- 中华人民共和国童军总会
- Headquarters: The Scout Association of the People's Republic of China
- Location: Beijing, Shanghai
- Country: People's Republic of China
- Founded: August 2008
- Chief Commissioner: Rover Ye
- Website Scout of People's Republic of China

= Scout Association of the People's Republic of China =

Scout organization in China

The People's Republic of China now has multiple and originally separate Scouting activities within its borders.
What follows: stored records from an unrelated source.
@@ -862,8 +863,17 @@
     const uint64_t* rk = P.wrisk && cam ? P.wrisk : nullptr;
     const bool nob = rk && P.risk_cap && risk_cap_skip(P.risk_cap[0], P.cap_dir[0], d, W_QS_CLOSEST);
     int st = W_MISS;
-    if (!(cam && P.sb_valid && scene_bound_rejects(P.sb_lo, P.sb_hi, o, d)))
-        st = wide_run<Stk, G>(P, o, d, lv, w, INFINITY, true, W_QS_CLOSEST, rk, 0, 0.0f, RT_COUNT ? 0u : max_steps, nob, 22);
+    if (!(cam && P.sb_valid && scene_bound_rejects(P.sb_lo, P.sb_hi, o, d))) {
+        if constexpr (START) {
+            uint32_t s[W_ENTRY_MAX] = {0u, W_EMPTY, W_EMPTY, W_EMPTY};
+            if (bidx >= 0 && cam) {
+                const uint4 e = ldg(P.tile_start + bidx);
+                s[0] = e.x; s[1] = e.y; s[2] = e.z; s[3] = e.w;
+            }
+            st = wide_run<Stk, G>(P, o, d, lv, w, INFINITY, true, W_QS_CLOSEST, rk, 0, 0.0f, RT_COUNT ? 0u : max_steps, nob, 22, s);
+        } else
+            st = wide_run<Stk, G>(P, o, d, lv, w, INFINITY, true, W_QS_CLOSEST, rk, 0, 0.0f, RT_COUNT ? 0u : max_steps, nob, 22);
+    }
     if (max_steps && st == W_LONG) {
         *longq = true;
         return false;
@@ -1087,7 +1097,7 @@
 }
 
 template <bool PLAIN = false, int G = 1, bool OCT = false>
-__device__ int closest_hit(const KParams& P, v3 o, v3 d, Rec& fin, uint2* lv)
+__device__ int closest_hit(const KParams& P, v3 o, v3 d, Rec& fin, uint2* lv, int bidx = -1)
 {
     Rec local = rec_fresh();
     int src = -1;
@@ -1095,7 +1105,7 @@
         THit h;
         bool r = false;
         const bool wide = !OCT && P.wnodes && P.nnodes > 0 && !ray_is_nan(o, d);
-        if (wide && wide_closest<G, PLAIN ? W_STACK_PLAIN : W_STACK>(P, o, d, h, r, lv, &local)) {
+        if (wide && wide_closest<G, PLAIN ? W_STACK_PLAIN : W_STACK, PLAIN && !OCT>(P, o, d, h, r, lv, &local, 0u, nullptr, bidx)) {
             if (r && (local.t < fin.t || fin.t == -1)) {
                 fin = local;
                 src = local.tri;
@@ -1321,13 +1331,13 @@
 
 template <bool REFL, bool PLAIN = false, int G = 1, bool OCT = false>
 __device__ PixelOut trace_pixel(const KParams& P, v3 cam, v3 rd0, uint2* lv, uint32_t pixel_key, unsigned& nshadow,
-                                unsigned& nrefl)
+                                unsigned& nrefl, int bidx = -1)
 {
     PixelOut po;
     po.fin = rec_fresh();
     po.found = po.shadowed = false;
     po.alpha = 1.0f;
-    po.src = closest_hit<PLAIN && !REFL, REFL ? 1 : G, OCT>(P, cam, rd0, po.fin, lv);
+    po.src = closest_hit<PLAIN && !REFL, REFL ? 1 : G, OCT>(P, cam, rd0, po.fin, lv, bidx);
     if (PLAIN) PH_MARK(2);
     if (!REFL) {
         if (PLAIN && po.fin.t > 0.1f) {
@@ -1707,6 +1717,11 @@
     return normalize(ws - cam);
 }
 
+__device__ __forceinline__ int tile_start_index(const KParams& P, int px, int py)
+{
+    return P.tile_start ? (py >> 3) * P.start_bw + (px >> 3) : -1;
+}
+
 template <int G>
 __device__ __forceinline__ void trace_split_part(const KParams& P, uint2* lv, int t, int lane, unsigned& nshadow)
 {
@@ -1729,7 +1744,7 @@
         const v3 cam = mk(P.cam_pos[0], P.cam_pos[1], P.cam_pos[2]);
         const v3 rd = camera_dir(P, px, py, cam);
         unsigned ns = 0, nr = 0;
-        PixelOut po = trace_pixel<false, true, G>(P, cam, rd, lv, 0u, ns, nr);
+        PixelOut po = trace_pixel<false, true, G>(P, cam, rd, lv, 0u, ns, nr, tile_start_index(P, px, py));
         if ((lane & (G - 1)) == 0)
             nshadow += ns;
         const size_t o = (size_t)lr * P.rw + px;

The newly founded Scout Association of the People's Republic of China (中华人民共和国童军总会) serves Rover Scouts and Venture Scouts 15 years old and above in both genders.
Registered units of this association are the Shanghai Scout, Rover Alpha Fujian Crew, Guangdong Rover, Rover "A" Jiangsu Crew. Scouts of this association took part in Jamboree on the Air and Jamboree on the Internet 2009 and the association issued several memorabilia for these events. In close connection with the Scout Association of the People's Republic of China is the Team Delta Rovers (中国三角洲成人童军队).

==History==
===Post-1949===
The Scouting Movement was banned by the Chinese Communist Party after it consolidated its power throughout the Mainland following its victory in the Chinese Civil War 1949. However, Scouting was re-introduced in Shanghai and Shanghai Scout Club (currently known as Shanghai Scout) was founded in December 2006. Many camps and training activities were organized. Scout Leaders were trained (base on Wood Badge Training Scheme provided by WOSM APR). In August 2008, the Scout Association of the People's Republic of China was officially founded. From there, the movement spread to other provinces. However, the organization is not officially supported by the government of China.

Currently, the movement has one National Council, two Regional Councils, four District Councils and nine Crews/Troop from four different Provinces (Fujian, Shanghai, Guangdong and Jiangsu).